**Stored data entries**
extern "C" int t2amd_gemm_f32(const t2amd_gemm_desc* dp, void* stream) {
    T2_REQUIRE(dp != nullptr, "gemm: null descriptor");
    GemmParams p;
    p.d = *dp;
    t2amd_gemm_desc& d = p.d;
    T2_REQUIRE(d.A && d.B && d.C, "gemm: null operand");
    T2_REQUIRE(d.M > 0 && d.N > 0 && d.K >= 0, "gemm: bad dims");
    if (d.batch < 1) d.batch = 1;
    if (d.splitk < 1) d.splitk = 1;
    if (d.convA_T > 0) {
        T2_REQUIRE(d.a_kcontig == 1, "gemm: convA needs K-contiguous A");
        T2_REQUIRE(d.convA_C % GBK == 0 && d.K % d.convA_C == 0, "gemm: convA_C must be a multiple of 16 dividing K");
        T2_REQUIRE(d.convA_sign == 1 || d.convA_sign == -1, "gemm: convA_sign must be +-1");
        T2_REQUIRE(d.M % d.convA_T == 0, "gemm: convA rows must be whole utterances");
    }
    if (d.convB_T > 0) {
        T2_REQUIRE(d.b_kcontig == 0, "gemm: convB needs N-contiguous B");
        T2_REQUIRE(d.convB_C % 4 == 0 && d.N % d.convB_C == 0, "gemm: convB_C must be a multiple of 4 dividing N");
        T2_REQUIRE(d.K % d.convB_T == 0, "gemm: convB rows must be whole utterances");
    }
    if (d.splitk > 1) {
        T2_REQUIRE(!d.bias && !d.keep && d.act == 0 && !d.accumulate, "gemm: split-K needs a plain epilogue");
    }
    T2_REQUIRE(d.act == 0 || d.act == 1, "gemm: act must be 0 or 1");
    if (d.a_kcontig) {
        const int kdim = d.convA_T > 0 ? d.convA_C : d.K;
        p.avec = (kdim % 4 == 0) && (d.lda % 4 == 0) && t2_aligned16(d.A) && (d.strideA % 4 == 0);
    } else {
        p.avec = (d.M % 4 == 0) && (d.lda % 4 == 0) && t2_aligned16(d.A) && (d.strideA % 4 == 0);
    }
    if (d.b_kcontig) {
        p.bvec = (d.K % 4 == 0) && (d.ldb % 4 == 0) && t2_aligned16(d.B) && (d.strideB % 4 == 0);
    } else {
        const int ndim = d.convB_T > 0 ? d.convB_C : d.N;
        p.bvec = (ndim % 4 == 0) && (d.ldb % 4 == 0) && t2_aligned16(d.B) && (d.strideB % 4 == 0);
    }
    T2_REQUIRE(d.precision >= 0 && d.precision <= 2, "gemm: precision must be 0 (exact f32), 1 (split-bf16 x3) or 2 (bf16)");
    const bool fast = d.precision >= 1 && (d.convA_T == 0 || d.convA_C % 32 == 0);
    const int bk = fast ? 32 : GBK;
    const int nkt = t2_cdiv(d.K, bk);
    p.ktiles_per_split = t2_cdiv(nkt > 0 ? nkt : 1, d.splitk);
    dim3 grid(t2_cdiv(d.N, GBN), t2_cdiv(d.M, GBM), d.batch * d.splitk);
    T2_REQUIRE(grid.y <= 65535 && grid.z <= 65535, "gemm: grid too large");
    hipStream_t s = (hipStream_t)stream;
    if (fast && d.precision == 1 && t2amd_gemm_tile_size(d.M, d.N, 1, d.batch * d.splitk, d.a_kcontig, d.b_kcontig) == 256) {
        dim3 g2(t2_cdiv(d.N, 256), t2_cdiv(d.M, 256), d.batch * d.splitk);
        static bool attr_set = false;
        if (!attr_set && !t2amd_validate_only_flag_()) {
            (void)hipFuncSetAttribute((const void*)gemm_bf16x3_kernel<false, false, true, 256>,
                                      hipFuncAttributeMaxDynamicSharedMemorySize, 0);
            attr_set = true;
        }
        T2_LAUNCH((gemm_bf16x3_kernel<false, false, true, 256>), g2, dim3(512), 0, s, p);
        T2_LAUNCH_CHECK();
        return T2AMD_OK;
    }
    if (fast && d.precision == 1) {
        if (d.a_kcontig && d.b_kcontig)
            T2_LAUNCH((gemm_bf16x3_kernel<true, true, true, 128>), grid, dim3(256), 0, s, p);
        else if (d.a_kcontig && !d.b_kcontig)
            T2_LAUNCH((gemm_bf16x3_kernel<true, false, true, 128>), grid, dim3(256), 0, s, p);
        else if (!d.a_kcontig && d.b_kcontig)
            T2_LAUNCH((gemm_bf16x3_kernel<false, true, true, 128>), grid, dim3(256), 0, s, p);
        else
            T2_LAUNCH((gemm_bf16x3_kernel<false, false, true, 128>), grid, dim3(256), 0, s, p);
        T2_LAUNCH_CHECK();
        return T2AMD_OK;
    }
    if (fast && d.precision == 2 && t2amd_gemm_tile_size(d.M, d.N, 2, d.batch * d.splitk, d.a_kcontig, d.b_kcontig) == 256) {
        dim3 g2(t2_cdiv(d.N, 256), t2_cdiv(d.M, 256), d.batch * d.splitk);
        if (d.a_kcontig && d.b_kcontig)
            T2_LAUNCH((gemm_bf16x3_kernel<true, true, false, 256>), g2, dim3(512), 0, s, p);
        else if (d.a_kcontig && !d.b_kcontig)
            T2_LAUNCH((gemm_bf16x3_kernel<true, false, false, 256>), g2, dim3(512), 0, s, p);
        else if (!d.a_kcontig && d.b_kcontig)
            T2_LAUNCH((gemm_bf16x3_kernel<false, true, false, 256>), g2, dim3(512), 0, s, p);
        else
            T2_LAUNCH((gemm_bf16x3_kernel<false, false, false, 256>), g2, dim3(512), 0, s, p);
        T2_LAUNCH_CHECK();
        return T2AMD_OK;
    }
    if (fast) {
        if (d.a_kcontig && d.b_kcontig)
            T2_LAUNCH((gemm_bf16x3_kernel<true, true, false, 128>), grid, dim3(256), 0, s, p);
        else if (d.a_kcontig && !d.b_kcontig)
            T2_LAUNCH((gemm_bf16x3_kernel<true, false, false, 128>), grid, dim3(256), 0, s, p);
        else if (!d.a_kcontig && d.b_kcontig)
            T2_LAUNCH((gemm_bf16x3_kernel<false, true, false, 128>), grid, dim3(256), 0, s, p);
        else
            T2_LAUNCH((gemm_bf16x3_kernel<false, false, false, 128>), grid, dim3(256), 0, s, p);
        T2_LAUNCH_CHECK();
// ... 82 lines not shown
}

**What you will do**
Beginning at the top of the entries above, output each line exactly, and end with the line in which "if (d.batch < 1) d.batch = 1;" appears.

**Answer below**
extern "C" int t2amd_gemm_f32(const t2amd_gemm_desc* dp, void* stream) {
    T2_REQUIRE(dp != nullptr, "gemm: null descriptor");
    GemmParams p;
    p.d = *dp;
    t2amd_gemm_desc& d = p.d;
    T2_REQUIRE(d.A && d.B && d.C, "gemm: null operand");
    T2_REQUIRE(d.M > 0 && d.N > 0 && d.K >= 0, "gemm: bad dims");
    if (d.batch < 1) d.batch = 1;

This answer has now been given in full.